• _Exercise_:
Below are records; quote them exactly from the first line through the line that contains "Measured on AMD".

(Saved entries)
★ ★ ★ ★

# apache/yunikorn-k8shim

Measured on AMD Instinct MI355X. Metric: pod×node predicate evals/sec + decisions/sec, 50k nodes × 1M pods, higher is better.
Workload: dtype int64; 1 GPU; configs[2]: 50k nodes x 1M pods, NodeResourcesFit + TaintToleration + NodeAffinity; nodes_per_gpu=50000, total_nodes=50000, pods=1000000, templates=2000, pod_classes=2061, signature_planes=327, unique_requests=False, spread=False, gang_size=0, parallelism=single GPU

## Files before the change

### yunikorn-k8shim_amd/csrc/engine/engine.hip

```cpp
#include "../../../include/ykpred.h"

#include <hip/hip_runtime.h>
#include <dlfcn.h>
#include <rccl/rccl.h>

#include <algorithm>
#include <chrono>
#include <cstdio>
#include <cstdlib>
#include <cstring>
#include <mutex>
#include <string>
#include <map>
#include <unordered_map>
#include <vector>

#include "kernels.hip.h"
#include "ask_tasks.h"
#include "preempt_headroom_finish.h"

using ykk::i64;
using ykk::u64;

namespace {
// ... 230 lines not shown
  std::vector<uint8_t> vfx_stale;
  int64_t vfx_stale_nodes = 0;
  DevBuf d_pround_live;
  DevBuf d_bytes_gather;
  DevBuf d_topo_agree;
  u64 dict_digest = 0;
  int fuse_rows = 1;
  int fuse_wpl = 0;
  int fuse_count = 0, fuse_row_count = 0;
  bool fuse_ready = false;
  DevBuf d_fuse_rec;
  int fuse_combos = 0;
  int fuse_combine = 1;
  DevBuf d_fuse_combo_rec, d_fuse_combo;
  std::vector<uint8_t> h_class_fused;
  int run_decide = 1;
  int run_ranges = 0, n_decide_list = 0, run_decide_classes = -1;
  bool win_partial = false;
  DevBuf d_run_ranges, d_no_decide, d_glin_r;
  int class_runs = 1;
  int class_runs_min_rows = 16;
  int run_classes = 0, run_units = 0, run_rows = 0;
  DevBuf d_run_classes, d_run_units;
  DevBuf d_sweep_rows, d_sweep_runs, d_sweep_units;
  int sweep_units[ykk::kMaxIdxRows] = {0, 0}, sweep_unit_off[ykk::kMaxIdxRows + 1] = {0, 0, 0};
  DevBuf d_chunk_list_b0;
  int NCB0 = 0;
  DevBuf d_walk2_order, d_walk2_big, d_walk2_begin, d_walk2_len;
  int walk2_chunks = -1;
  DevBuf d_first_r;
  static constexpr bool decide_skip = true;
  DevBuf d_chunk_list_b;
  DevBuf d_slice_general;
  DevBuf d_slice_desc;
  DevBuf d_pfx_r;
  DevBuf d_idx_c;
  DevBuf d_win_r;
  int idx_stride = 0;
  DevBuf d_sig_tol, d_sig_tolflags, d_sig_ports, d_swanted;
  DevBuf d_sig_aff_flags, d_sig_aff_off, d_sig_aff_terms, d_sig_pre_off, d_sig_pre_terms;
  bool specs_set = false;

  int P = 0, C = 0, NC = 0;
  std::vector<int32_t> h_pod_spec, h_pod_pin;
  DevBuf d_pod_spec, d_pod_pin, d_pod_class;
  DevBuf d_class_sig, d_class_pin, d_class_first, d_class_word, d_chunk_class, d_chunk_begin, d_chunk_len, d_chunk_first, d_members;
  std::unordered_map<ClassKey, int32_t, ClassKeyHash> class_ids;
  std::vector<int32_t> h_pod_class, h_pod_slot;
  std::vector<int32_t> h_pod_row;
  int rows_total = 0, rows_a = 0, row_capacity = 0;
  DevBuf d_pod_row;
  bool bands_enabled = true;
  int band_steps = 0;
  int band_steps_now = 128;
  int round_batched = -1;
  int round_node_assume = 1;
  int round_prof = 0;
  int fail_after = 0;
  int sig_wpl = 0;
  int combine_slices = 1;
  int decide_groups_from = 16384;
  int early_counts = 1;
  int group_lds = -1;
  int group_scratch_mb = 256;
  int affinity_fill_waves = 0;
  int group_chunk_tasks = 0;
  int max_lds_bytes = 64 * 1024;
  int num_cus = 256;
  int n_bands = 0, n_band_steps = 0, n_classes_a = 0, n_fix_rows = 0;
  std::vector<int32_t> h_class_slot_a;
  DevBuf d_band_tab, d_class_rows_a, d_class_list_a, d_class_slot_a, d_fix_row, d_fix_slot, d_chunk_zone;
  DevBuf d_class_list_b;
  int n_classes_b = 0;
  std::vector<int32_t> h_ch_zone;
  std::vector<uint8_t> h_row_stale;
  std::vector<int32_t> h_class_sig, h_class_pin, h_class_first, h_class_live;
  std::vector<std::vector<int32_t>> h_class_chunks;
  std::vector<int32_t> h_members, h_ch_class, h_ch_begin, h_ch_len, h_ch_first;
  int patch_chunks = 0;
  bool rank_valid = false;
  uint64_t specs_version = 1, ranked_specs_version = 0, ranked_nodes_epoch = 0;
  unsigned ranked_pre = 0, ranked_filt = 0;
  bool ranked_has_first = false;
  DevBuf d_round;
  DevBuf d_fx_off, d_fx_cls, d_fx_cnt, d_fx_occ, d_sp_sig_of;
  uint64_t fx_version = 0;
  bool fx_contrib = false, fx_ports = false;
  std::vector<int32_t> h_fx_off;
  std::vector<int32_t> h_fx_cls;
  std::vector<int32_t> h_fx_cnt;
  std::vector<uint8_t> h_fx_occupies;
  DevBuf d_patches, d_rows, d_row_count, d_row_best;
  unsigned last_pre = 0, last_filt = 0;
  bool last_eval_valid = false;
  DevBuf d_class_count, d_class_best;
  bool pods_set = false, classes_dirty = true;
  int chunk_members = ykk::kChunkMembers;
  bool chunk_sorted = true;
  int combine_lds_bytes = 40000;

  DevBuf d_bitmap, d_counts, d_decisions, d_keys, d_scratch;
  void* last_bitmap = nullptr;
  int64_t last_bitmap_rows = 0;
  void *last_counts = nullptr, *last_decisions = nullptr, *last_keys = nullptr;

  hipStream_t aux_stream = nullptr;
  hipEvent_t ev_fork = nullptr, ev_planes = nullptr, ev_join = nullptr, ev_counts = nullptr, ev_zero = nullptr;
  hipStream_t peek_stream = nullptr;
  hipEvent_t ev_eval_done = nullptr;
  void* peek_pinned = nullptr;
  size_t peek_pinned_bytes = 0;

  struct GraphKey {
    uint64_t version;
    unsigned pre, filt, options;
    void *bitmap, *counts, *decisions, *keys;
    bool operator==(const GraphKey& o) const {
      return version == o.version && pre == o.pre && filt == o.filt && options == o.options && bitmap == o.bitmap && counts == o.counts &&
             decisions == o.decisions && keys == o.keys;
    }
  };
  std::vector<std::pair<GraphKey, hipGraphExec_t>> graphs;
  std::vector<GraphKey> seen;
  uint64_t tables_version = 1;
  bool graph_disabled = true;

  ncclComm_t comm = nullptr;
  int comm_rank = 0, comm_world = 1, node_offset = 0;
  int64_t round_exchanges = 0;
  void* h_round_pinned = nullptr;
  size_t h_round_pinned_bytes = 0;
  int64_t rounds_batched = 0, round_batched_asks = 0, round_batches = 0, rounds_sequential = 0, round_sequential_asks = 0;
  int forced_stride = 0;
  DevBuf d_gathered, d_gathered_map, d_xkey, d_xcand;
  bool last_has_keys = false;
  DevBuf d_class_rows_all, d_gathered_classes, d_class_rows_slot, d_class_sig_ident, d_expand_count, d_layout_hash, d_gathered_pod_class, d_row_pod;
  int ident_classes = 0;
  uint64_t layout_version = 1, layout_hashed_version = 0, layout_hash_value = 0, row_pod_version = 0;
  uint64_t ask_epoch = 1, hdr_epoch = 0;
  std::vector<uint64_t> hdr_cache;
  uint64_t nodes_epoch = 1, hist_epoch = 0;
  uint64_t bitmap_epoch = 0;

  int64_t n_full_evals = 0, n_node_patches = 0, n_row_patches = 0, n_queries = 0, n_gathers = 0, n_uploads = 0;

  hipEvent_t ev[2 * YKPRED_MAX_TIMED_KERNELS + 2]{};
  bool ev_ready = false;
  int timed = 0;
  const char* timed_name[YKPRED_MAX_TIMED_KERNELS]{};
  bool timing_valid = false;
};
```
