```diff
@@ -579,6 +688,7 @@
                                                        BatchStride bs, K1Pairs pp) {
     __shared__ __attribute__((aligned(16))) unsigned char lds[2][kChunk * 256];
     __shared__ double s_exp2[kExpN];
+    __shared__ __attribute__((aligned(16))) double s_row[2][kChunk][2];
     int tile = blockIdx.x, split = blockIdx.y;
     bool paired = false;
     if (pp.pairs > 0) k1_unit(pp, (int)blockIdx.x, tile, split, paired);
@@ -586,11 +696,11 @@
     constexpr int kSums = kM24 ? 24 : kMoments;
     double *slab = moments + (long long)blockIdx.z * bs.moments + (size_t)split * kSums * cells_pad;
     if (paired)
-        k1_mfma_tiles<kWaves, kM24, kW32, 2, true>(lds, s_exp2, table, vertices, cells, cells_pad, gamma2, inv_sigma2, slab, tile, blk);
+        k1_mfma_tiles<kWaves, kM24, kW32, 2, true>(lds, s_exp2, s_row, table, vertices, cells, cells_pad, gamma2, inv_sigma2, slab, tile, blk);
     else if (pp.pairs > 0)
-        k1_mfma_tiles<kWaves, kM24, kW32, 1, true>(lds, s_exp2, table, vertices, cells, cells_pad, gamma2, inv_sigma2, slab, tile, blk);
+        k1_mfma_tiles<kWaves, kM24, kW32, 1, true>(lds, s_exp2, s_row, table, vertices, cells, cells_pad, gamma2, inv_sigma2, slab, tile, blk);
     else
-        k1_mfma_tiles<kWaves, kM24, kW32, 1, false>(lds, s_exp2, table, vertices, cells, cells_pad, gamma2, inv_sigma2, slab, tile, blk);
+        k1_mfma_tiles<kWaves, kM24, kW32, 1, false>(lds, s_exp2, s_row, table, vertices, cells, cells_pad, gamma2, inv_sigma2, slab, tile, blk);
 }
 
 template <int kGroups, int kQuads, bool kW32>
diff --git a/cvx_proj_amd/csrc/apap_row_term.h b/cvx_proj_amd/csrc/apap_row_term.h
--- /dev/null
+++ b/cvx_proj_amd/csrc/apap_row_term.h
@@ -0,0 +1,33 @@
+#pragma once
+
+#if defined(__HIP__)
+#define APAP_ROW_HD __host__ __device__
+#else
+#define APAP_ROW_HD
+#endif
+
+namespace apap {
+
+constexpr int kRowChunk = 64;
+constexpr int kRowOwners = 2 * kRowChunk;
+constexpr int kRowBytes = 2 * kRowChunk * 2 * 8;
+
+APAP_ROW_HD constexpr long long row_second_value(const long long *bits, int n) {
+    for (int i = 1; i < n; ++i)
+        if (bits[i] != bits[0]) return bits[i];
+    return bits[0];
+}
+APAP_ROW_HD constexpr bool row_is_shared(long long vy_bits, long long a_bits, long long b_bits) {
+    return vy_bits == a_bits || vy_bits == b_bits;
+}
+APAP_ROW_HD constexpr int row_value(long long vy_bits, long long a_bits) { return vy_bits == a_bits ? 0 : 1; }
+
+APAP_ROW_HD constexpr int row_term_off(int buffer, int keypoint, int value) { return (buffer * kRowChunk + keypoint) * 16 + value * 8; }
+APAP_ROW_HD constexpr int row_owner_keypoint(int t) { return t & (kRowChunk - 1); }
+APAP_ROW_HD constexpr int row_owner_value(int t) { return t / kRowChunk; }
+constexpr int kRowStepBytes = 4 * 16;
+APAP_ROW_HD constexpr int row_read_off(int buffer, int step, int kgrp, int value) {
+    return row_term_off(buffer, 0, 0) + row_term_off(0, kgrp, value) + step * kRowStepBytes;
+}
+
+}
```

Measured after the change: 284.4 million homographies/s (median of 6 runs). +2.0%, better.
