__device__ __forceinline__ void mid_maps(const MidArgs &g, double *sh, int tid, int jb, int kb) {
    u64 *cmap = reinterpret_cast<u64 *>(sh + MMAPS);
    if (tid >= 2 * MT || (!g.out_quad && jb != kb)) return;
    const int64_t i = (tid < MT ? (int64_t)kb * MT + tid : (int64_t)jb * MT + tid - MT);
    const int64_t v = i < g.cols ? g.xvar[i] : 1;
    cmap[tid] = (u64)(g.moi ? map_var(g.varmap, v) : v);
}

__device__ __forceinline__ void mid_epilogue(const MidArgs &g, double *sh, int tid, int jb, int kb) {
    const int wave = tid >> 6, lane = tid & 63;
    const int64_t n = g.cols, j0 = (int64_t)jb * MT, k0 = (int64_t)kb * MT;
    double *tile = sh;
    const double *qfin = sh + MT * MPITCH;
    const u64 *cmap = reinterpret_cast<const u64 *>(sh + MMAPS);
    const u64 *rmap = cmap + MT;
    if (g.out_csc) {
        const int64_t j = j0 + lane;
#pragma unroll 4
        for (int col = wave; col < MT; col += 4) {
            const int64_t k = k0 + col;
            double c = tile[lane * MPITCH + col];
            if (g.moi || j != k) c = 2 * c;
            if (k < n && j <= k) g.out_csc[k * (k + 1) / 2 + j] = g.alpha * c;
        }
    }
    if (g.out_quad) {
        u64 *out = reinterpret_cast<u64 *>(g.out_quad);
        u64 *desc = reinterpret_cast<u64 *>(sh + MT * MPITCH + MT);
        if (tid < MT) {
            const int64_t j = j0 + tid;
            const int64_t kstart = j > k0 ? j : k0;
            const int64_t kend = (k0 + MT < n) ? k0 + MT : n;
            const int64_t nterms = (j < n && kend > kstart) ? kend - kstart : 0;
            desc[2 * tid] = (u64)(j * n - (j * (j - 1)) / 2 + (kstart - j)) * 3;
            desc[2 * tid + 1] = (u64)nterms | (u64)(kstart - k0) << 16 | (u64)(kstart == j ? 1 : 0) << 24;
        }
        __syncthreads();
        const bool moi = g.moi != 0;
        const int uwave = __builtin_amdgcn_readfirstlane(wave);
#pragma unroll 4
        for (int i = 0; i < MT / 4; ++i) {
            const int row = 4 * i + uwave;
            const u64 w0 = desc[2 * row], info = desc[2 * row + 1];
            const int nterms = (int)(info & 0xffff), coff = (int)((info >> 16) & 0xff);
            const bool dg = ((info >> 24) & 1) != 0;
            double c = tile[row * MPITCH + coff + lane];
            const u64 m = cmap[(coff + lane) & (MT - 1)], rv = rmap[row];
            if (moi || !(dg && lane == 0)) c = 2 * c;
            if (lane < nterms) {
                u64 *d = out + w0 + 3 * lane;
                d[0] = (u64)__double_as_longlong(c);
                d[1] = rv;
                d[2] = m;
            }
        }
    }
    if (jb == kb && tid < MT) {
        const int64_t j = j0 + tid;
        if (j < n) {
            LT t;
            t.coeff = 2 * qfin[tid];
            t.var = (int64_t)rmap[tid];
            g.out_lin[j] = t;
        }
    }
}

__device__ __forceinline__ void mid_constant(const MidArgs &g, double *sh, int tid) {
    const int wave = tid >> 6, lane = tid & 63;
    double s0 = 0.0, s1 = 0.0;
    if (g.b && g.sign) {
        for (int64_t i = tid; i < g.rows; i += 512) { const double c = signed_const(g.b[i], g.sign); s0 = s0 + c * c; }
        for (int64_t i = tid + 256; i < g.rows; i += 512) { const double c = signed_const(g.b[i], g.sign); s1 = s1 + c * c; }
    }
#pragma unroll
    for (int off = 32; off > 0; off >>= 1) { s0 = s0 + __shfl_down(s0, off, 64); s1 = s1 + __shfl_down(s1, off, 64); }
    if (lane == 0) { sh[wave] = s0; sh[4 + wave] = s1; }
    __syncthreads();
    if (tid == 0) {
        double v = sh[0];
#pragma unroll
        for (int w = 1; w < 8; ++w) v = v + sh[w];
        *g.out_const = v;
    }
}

★ ★ ★ ★

• _Output of the exercise_:
# apache/yunikorn-k8shim

Measured on AMD Instinct MI355X. Metric: pod×node predicate evals/sec + decisions/sec, 50k nodes × 1M pods, higher is better.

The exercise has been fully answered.